Using technology and data in a "smart way" could save local authorities £10 billion by the end of the next parliament, the author of a new think tank report has suggested.
The "single greatest barrier to achieving technology-enabled reform" is the fragmentation of local government, the study by think tank Policy Exchange argued.
The report entitled Small Pieces Loosely Joined - How smarter use of technology and data can deliver real reform of local government, noted local authorities had "separately procured or developed their own hardware, software and applications" to deliver services and perform functions.
It said that according to the Local Government Association (LGA), local authorities in England faced a £12.4 billion funding gap by 2020, while providing 80% of local public services.
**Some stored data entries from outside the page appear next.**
struct Day {
  uint32_t t, used, streak, hist, ndays, atb, actual, used2, hist2, st_bits, last;
  int32_t budget, act;
  bool done;
};
__device__ __forceinline__ Day derive_day(const u3 h, const u3 c, int32_t act) {
  Day d;
  d.st_bits = 0;
  if (act != 0 && act != 1) { d.st_bits |= W2A_ST_BAD_ACTION; act = 1; }
  d.act = act;
  d.last = D0_LAST(h.a);
  d.t = D0_T(h.a); d.used = D0_USED(h.a); d.streak = D0_STREAK(h.a);
  d.hist = D1_HIST(h.b); d.ndays = D1_NDAYS(h.b);
  d.budget = (int32_t)c.a;
  if (D1_FIN(h.b)) d.st_bits |= W2A_ST_STEP_AFTER_DONE;
  d.atb = ((int32_t)d.used == d.budget) ? 1u : 0u;
  d.actual = (act == 1 && d.atb) ? 0u : (uint32_t)act;
  d.used2 = d.used + d.actual;
  d.hist2 = ((d.hist << 1) | d.actual) & 0x3FFFu;
  d.done = (d.t + 1 >= d.ndays);
  return d;
}
__device__ __forceinline__ float4 runtime_fields(const Day &d, bool fix_lag = false) {
  return make_float4((d.t > 0) ? (float)(fix_lag ? d.last : d.actual) : 0.0f, (float)d.streak,
                     (float)(d.budget - (int32_t)d.used2), (float)__popc(d.hist2));
}
__device__ __forceinline__ void set_comp4(float4 &x, int idx, float v) {
  if (idx == 0) x.x = v;
  if (idx == 1) x.y = v;
  if (idx == 2) x.z = v;
  if (idx == 3) x.w = v;
}

template <bool FIXES>
struct S64WaveT {
  uint2 desc[S64_ENVS];
  float4 rt[S64_ENVS];
  float4 rt2[FIXES ? S64_ENVS : 1];
  float2 z[S64_ENVS];
  float tile[S64_PASS_ENVS * ROWF];
};

#ifndef W2A_S64_SC1
#define W2A_S64_SC1 0
#endif
#ifndef W2A_S64_SKIP_EFF
#define W2A_S64_SKIP_EFF 1
#endif
#ifndef W2A_S64_NT_STATE
#define W2A_S64_NT_STATE 0
#endif
typedef uint32_t v3u __attribute__((ext_vector_type(3)));
__device__ __forceinline__ void st16_sc1(void *p, v4f v) {
  asm volatile("global_store_dwordx4 %0, %1, off sc1" ::"v"(p), "v"(v) : "memory");
}
__device__ __forceinline__ void st12_sc1(void *p, v3u v) {
  asm volatile("global_store_dwordx3 %0, %1, off sc1" ::"v"(p), "v"(v) : "memory");
}
typedef uint32_t v2u __attribute__((ext_vector_type(2)));
__device__ __forceinline__ void st8_sc1(void *p, v2u v) {
  asm volatile("global_store_dwordx2 %0, %1, off sc1" ::"v"(p), "v"(v) : "memory");
}
__device__ __forceinline__ void st4_sc1(void *p, uint32_t v) {
  asm volatile("global_store_dword %0, %1, off sc1" ::"v"(p), "v"(v) : "memory");
}
__device__ __forceinline__ void st1_sc1(void *p, uint32_t v) {
  asm volatile("global_store_byte %0, %1, off sc1" ::"v"(p), "v"(v) : "memory");
}

#ifndef W2A_S64_MIN_WAVES
#define W2A_S64_MIN_WAVES 4
#endif
#ifndef W2A_S64_PRIO
#define W2A_S64_PRIO 3
#endif
#ifndef W2A_S64_TILES
#define W2A_S64_TILES 1
#endif
#ifndef W2A_S64_SERPENTINE
#define W2A_S64_SERPENTINE 1
#endif
__device__ __forceinline__ uint32_t logical_block_rev(uint32_t b, uint32_t per_xcd) {
#if W2A_XCD_SWIZZLE
  return (b & 7u) * per_xcd + (per_xcd - 1u - (b >> 3));
#else
  return 8u * per_xcd - 1u - b;
#endif
}
template <bool WRITE_OBS, bool REWARD_GIVEN, bool PACKED, bool AUTORESET = false, bool FIXES = false, bool NARROW = false>
__device__ __forceinline__ void s64_tile(const StepArgs &a, S64WaveT<FIXES> &sw, const int lane, const int64_t wave_env0,
                                         const bool valid, const uint32_t e, const u3 h, const u3 c, const int32_t act,
                                         const int4 so) {
  const Day d = derive_day(h, c, act);
  const uint32_t t = d.t, used2 = d.used2, hist2 = d.hist2, streak = d.streak, ndays = d.ndays;
  const uint32_t actual = d.actual, atb = d.atb, st_bits = d.st_bits;
  const int32_t budget = d.budget;
  const bool done = d.done;
  const bool restart_in = AUTORESET && a.next_step && D1_FIN(h.b);
  const uint32_t pk0 = NARROW ? pk_rem8(budget - (int32_t)used2) : used2;
  if (NARROW && (uint32_t)budget >= PK_REM_ESCAPE && valid && !restart_in && !(a.skip_finished && D1_FIN(h.b)))
    pk_rem_of(a.st, a.n)[e] = (uint32_t)(budget - (int32_t)used2);
  const uint32_t fx = FIXES ? a.tb.fixes : 0u;
  const bool fix_obs = FIXES && WRITE_OBS && (fx & W2A_FIX_OBS);
  uint32_t need_eff = actual;
  if (a.tb.gate_bits && actual)
    need_eff = (a.tb.gate_bits[t * (uint32_t)a.tb.gate_words + (c.b >> 5)] >> (c.b & 31u)) & 1u;
  {
    const uint32_t day_row = t * (uint32_t)(a.tb.S_w * a.tb.Y) + c.b;
    const uint32_t wrow = NARROW ? c.c : W_COL(c.c) * (uint32_t)a.tb.n_samples + W_SAMPLE(c.c);
    sw.desc[lane] = make_uint2((day_row * (ROWF / 4)) | ((fix_obs && !done) ? 0x80000000u : 0u),
                               (wrow * (2 * ROWF / 4)) | (need_eff << 31));
    sw.rt[lane] = runtime_fields(d, (fx & W2A_FIX_LAG) != 0u);
    if (fix_obs)
      sw.rt2[FIXES ? lane : 0] = make_float4((float)actual, (float)(actual ? streak + 1 : 0), (float)(budget - (int32_t)used2),
                                 (float)__popc(hist2));
  }
  __builtin_amdgcn_fence(__ATOMIC_RELEASE, "wavefront");
  __builtin_amdgcn_wave_barrier();
  __builtin_amdgcn_fence(__ATOMIC_ACQUIRE, "wavefront");

  const int p = lane & 7;
  const int g = lane >> 3;
  const int n_obs = a.tb.n_obs;
  const bool write_me = valid && (!done || fix_obs) && !restart_in;
  const uint32_t next_day = (uint32_t)(a.tb.S_w * a.tb.Y) * (ROWF / 4);
#pragma unroll 1
  for (int pass = 0; pass < S64_ENVS / S64_PASS_ENVS; ++pass) {
    if (REWARD_GIVEN && !WRITE_OBS) break;
    if (wave_env0 + pass * S64_PASS_ENVS >= a.n) break;
    float4 x[S64_ROUNDS], wb[S64_ROUNDS], we[S64_ROUNDS], xo[FIXES ? S64_ROUNDS : 1];
    bool need[S64_ROUNDS], nxt[S64_ROUNDS];
#pragma unroll
    for (int r = 0; r < S64_ROUNDS; ++r) {
      uint2 ds = sw.desc[pass * S64_PASS_ENVS + r * 8 + g];
      need[r] = (ds.y >> 31) != 0u;
      nxt[r] = FIXES && (ds.x >> 31) != 0u;
      if (FIXES) ds.x &= 0x7FFFFFFFu;
      const uint32_t wq = ds.y & 0x7FFFFFFFu;
      x[r] = a.tb.X[ds.x + p];
      if (fix_obs) xo[r] = a.tb.X[ds.x + (nxt[r] ? next_day : 0u) + p];
      wb[r] = we[r] = make_float4(0.f, 0.f, 0.f, 0.f);
      if (!REWARD_GIVEN) {
        wb[r] = a.tb.W[wq + p];
        we[r] = a.tb.W[wq + (need[r] ? ROWF / 4 : 0) + p];
      }
    }
#if W2A_S64_PRIO
    __builtin_amdgcn_s_setprio(W2A_S64_PRIO);
#endif
#pragma unroll
    for (int r = 0; r < S64_ROUNDS; ++r) {
      const int j = pass * S64_PASS_ENVS + r * 8 + g;
      if (p == RT_QUAD) x[r] = sw.rt[j];
      if (FIXES && (fx & W2A_FIX_ALERTS_2WKS) && a.tb.slot_hist2w >= 0) {
        const float a2w = sw.rt[j].w;
        if (p == (a.tb.slot_hist2w >> 2)) set_comp4(x[r], a.tb.slot_hist2w & 3, a2w);
        if (fix_obs && p == (a.tb.slot_hist2w >> 2)) set_comp4(xo[r], a.tb.slot_hist2w & 3, a2w);
      }
      if (fix_obs && p == RT_QUAD) xo[r] = nxt[r] ? sw.rt2[FIXES ? j : 0] : sw.rt[j];
      if (!REWARD_GIVEN) {
      const double x0 = (double)x[r].x, x1 = (double)x[r].y, x2 = (double)x[r].z, x3 = (double)x[r].w;
      double zb = x0 * (double)wb[r].x;
      zb = fma(x1, (double)wb[r].y, zb);
      zb = fma(x2, (double)wb[r].z, zb);
      zb = fma(x3, (double)wb[r].w, zb);
      zb += dpp_f64<0xB1>(zb);
      zb += dpp_f64<0x4E>(zb);
      zb += dpp_f64<0x141>(zb);
      double ze = 0.0;
#if W2A_S64_SKIP_EFF
      if (__any(need[r]))
#endif
      {
        ze = x0 * (double)we[r].x;
        ze = fma(x1, (double)we[r].y, ze);
        ze = fma(x2, (double)we[r].z, ze);
        ze = fma(x3, (double)we[r].w, ze);
        if (p == GATE_QUAD && !(x[r].z > 0.5f)) ze = -__builtin_inf();
        ze += dpp_f64<0xB1>(ze);
        ze += dpp_f64<0x4E>(ze);
        ze += dpp_f64<0x141>(ze);
      }
      if (p == 0) sw.z[j] = make_float2((float)zb, (float)ze);
      }
      if (WRITE_OBS) {
        const int base = (r * 8 + g) * n_obs;
        const int trash = S64_PASS_ENVS * n_obs + (lane & 31);
        const float4 ov = fix_obs ? xo[FIXES ? r : 0] : x[r];
        sw.tile[so.x >= 0 ? base + so.x : trash] = ov.x;
        sw.tile[so.y >= 0 ? base + so.y : trash] = ov.y;
        sw.tile[so.z >= 0 ? base + so.z : trash] = ov.z;
        sw.tile[so.w >= 0 ? base + so.w : trash] = ov.w;
      }
    }
    if (WRITE_OBS) {
      __builtin_amdgcn_fence(__ATOMIC_RELEASE, "wavefront");
      __builtin_amdgcn_wave_barrier();
      __builtin_amdgcn_fence(__ATOMIC_ACQUIRE, "wavefront");
      const int64_t env0 = wave_env0 + pass * S64_PASS_ENVS;
      float *dst = reinterpret_cast<float *>(a.obs) + env0 * n_obs;
      const unsigned long long wm_all = __ballot(write_me);
      const uint32_t wm = (uint32_t)(wm_all >> (pass * S64_PASS_ENVS));
      const bool full = env0 + S64_PASS_ENVS <= a.n;
      if (full && wm == 0xFFFFFFFFu) {
        const int chunks = (S64_PASS_ENVS * n_obs) >> 2;
#pragma unroll
        for (int c0 = 0; c0 < (S64_PASS_ENVS * ROWF) / 4; c0 += 64) {
          const int ch = c0 + lane;
          if (ch < chunks) {
            const v4f v = reinterpret_cast<const v4f *>(sw.tile)[ch];
#if W2A_S64_SC1 & 1
            st16_sc1(reinterpret_cast<v4f *>(dst) + ch, v);
#elif W2A_NT_OBS
            __builtin_nontemporal_store(v, reinterpret_cast<v4f *>(dst) + ch);
#else
            reinterpret_cast<v4f *>(dst)[ch] = v;
#endif
          }
        }
      } else if (wm != 0u) {
        const int total = S64_PASS_ENVS * n_obs;
        for (int i = lane; i < total; i += 64) {
          const int jj = i / n_obs;
          if ((wm >> jj) & 1u) dst[i] = sw.tile[i];
        }
      }
      __builtin_amdgcn_fence(__ATOMIC_RELEASE, "wavefront");
      __builtin_amdgcn_wave_barrier();
      __builtin_amdgcn_fence(__ATOMIC_ACQUIRE, "wavefront");
    }
  }
  if (!WRITE_OBS) {
    __builtin_amdgcn_fence(__ATOMIC_RELEASE, "wavefront");
    __builtin_amdgcn_wave_barrier();
    __builtin_amdgcn_fence(__ATOMIC_ACQUIRE, "wavefront");
  }

#if W2A_S64_PRIO
  __builtin_amdgcn_s_setprio(0);
#endif
  if (AUTORESET && valid && restart_in) {
    a.reward[e] = 0.0f;
    a.done[e] = 0;
  } else if (valid && a.skip_finished && D1_FIN(h.b)) {
    a.reward[e] = 0.0f;
    a.done[e] = 1;
  } else if (valid) {
  float r;
  if (REWARD_GIVEN) {
    r = a.reward[e];
  } else {
    const float2 z = sw.z[lane];
    const float base = sigmoid_f32(z.x);
    const float eff = need_eff ? sigmoid_f32(z.y) : 0.0f;
    r = -(1000.0f / 152.0f) * base * (1.0f - eff);
    if (FIXES && (fx & W2A_FIX_PENALTY) && d.act == 1 && atb) r = -1.0f;
  }
  const uint32_t t2 = done ? t : t + 1;
  const uint32_t streak2 = done ? streak : (actual ? streak + 1 : 0);
  const float ret = __uint_as_float(h.c) + r;
  u3 h2;
  h2.a = pack_d0(t2, used2, streak2, actual, atb);
  h2.b = pack_d1(hist2, ndays, done ? 1u : 0u);
  h2.c = __float_as_uint(ret);
#if W2A_S64_SC1 & 2
  if (PACKED) st8_sc1(&a.st.pk_hot[e], v2u{pk_pack_hot(pk0, streak2, hist2, done ? 1u : 0u), h2.c});
  else st12_sc1(&a.st.hot3[e], v3u{h2.a, h2.b, h2.c});
  if (!REWARD_GIVEN) st4_sc1(&a.reward[e], __float_as_uint(r));
  st1_sc1(&a.done[e], done ? 1u : 0u);
#else
  if (PACKED) a.st.pk_hot[e] = make_uint2(pk_pack_hot(pk0, streak2, hist2, done ? 1u : 0u), h2.c);
  else a.st.hot3[e] = h2;
  if (!REWARD_GIVEN) a.reward[e] = r;
  a.done[e] = done ? 1 : 0;
#endif
  if (PACKED && lane == 0) a.st.pk_day[wave_env0 >> 6] = t2;
  if (done && a.last_return) a.last_return[e] = ret;
  if (st_bits) atomicOr(a.status, (int)st_bits);
  }
  if (AUTORESET) {
    const bool rs = valid && (a.next_step ? restart_in : done);
    const unsigned long long rs_mask = __ballot(rs);
    if (rs_mask) {
      uint2 ds = make_uint2(0xFFFFFFFFu, 0u);
      if (rs) {
        const uint4 cold = load_cold(a.st, e);
        const Episode ep = draw_episode(a.tb, a.rc, (uint64_t)(a.gid0 + e), cold.w + 1, (int32_t)cold.z);
        if (ep.bad) atomicOr(a.status, (int)W2A_ST_BAD_EPISODE);
        store_episode(a.st, e, make_uint4(ep.ep_row, ep.ep_w, (uint32_t)ep.sticky, cold.w + 1),
                      make_uint4(pack_d0(0, 0, 0, 0, 0), pack_d1(0, ep.ndays, 0), __float_as_uint(0.0f), (uint32_t)ep.budget));
        if (PACKED && NARROW) {
          a.st.pk_hot[e] = make_uint2(pk_pack_hot(pk_rem8(ep.budget), 0u, 0u, 0u), __float_as_uint(0.0f));
          reinterpret_cast<uint32_t *>(a.st.pk_c)[e] = pk_narrow_word(ep.ep_row, ep.ep_w, (uint32_t)a.tb.n_samples, a.pk_kw);
          pk_rem_of(a.st, a.n)[e] = (uint32_t)ep.budget;
        } else if (PACKED) {
          a.st.pk_hot[e] = make_uint2(pk_pack_hot(0u, 0u, 0u, 0u), __float_as_uint(0.0f));
          a.st.pk_c[e] = make_uint2(pk_budget16((uint32_t)ep.budget) | (W_COL(ep.ep_w) << 16),
                                    (ep.ep_row & 0x3FFFFFu) | (W_SAMPLE(ep.ep_w) << 22));
        }
        ds = make_uint2(ep.ep_row * (ROWF / 4), (uint32_t)ep.budget);
      }
      if (WRITE_OBS) {
        sw.desc[lane] = ds;
        __builtin_amdgcn_fence(__ATOMIC_RELEASE, "wavefront");
        __builtin_amdgcn_wave_barrier();
        __builtin_amdgcn_fence(__ATOMIC_ACQUIRE, "wavefront");
#pragma unroll 1
        for (int r = 0; r < S64_ENVS / 8; ++r) {
          if (!((rs_mask >> (r * 8)) & 0xFFull)) continue;
          const int j = r * 8 + g;
          const uint2 dj = sw.desc[j];
          if (dj.x != 0xFFFFFFFFu) {
            float4 v = a.tb.X[dj.x + p];
            if (p == RT_QUAD) v = make_float4(0.0f, 0.0f, (float)(int32_t)dj.y, 0.0f);
            if (FIXES && (fx & W2A_FIX_ALERTS_2WKS) && a.tb.slot_hist2w >= 0 && p == (a.tb.slot_hist2w >> 2))
              set_comp4(v, a.tb.slot_hist2w & 3, 0.0f);
            float *row = reinterpret_cast<float *>(a.obs) + (size_t)(wave_env0 + j) * n_obs;
            if (so.x >= 0) row[so.x] = v.x;
            if (so.y >= 0) row[so.y] = v.y;
            if (so.z >= 0) row[so.z] = v.z;
            if (so.w >= 0) row[so.w] = v.w;
          }
        }
      }
      if (PACKED && lane == 0) a.st.pk_day[wave_env0 >> 6] = 0u;
    }
  }
}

The report said: "This raises the cost of technology (through duplication, inefficiency and limiting economies of scale) and prevents local authorities from adopting - or rolling out at scale - the more efficient ways of working that could save significant money.
"Shared services, targeted and coordinated action, and reducing demand on council services all require shared data."
The report argued that a choice between having either localism or centralisation was a "false choice".
It put forward a "new vision" for digital government, with recommendations including: local innovation, removing duplication and waste by evolving common capabilities; plus more collaboration within and between local authorities.
The report suggested councils lost more than £1.3 billion per year by failing to pinpoint where fraud had taken place, including council tax, benefit and housing tenancy fraud. Future violations, it added, could be predicted by better data analysis.
Data sharing, it suggested, could identify where some local authorities could merge certain services. It also recommended the phasing out of expensive bespoke IT systems, with the possible creation of an "app store" used by local authorities
Eddie Copeland, author of the report, said: "While there are examples of innovative councils that have used technology and data to deliver better, more efficient public services, many local authorities have failed to reform.
"Using technology and data in a smart way could save local authorities £10 billion by the end of the next parliament - money which could be better targeted at helping some of the most vulnerable in our communities".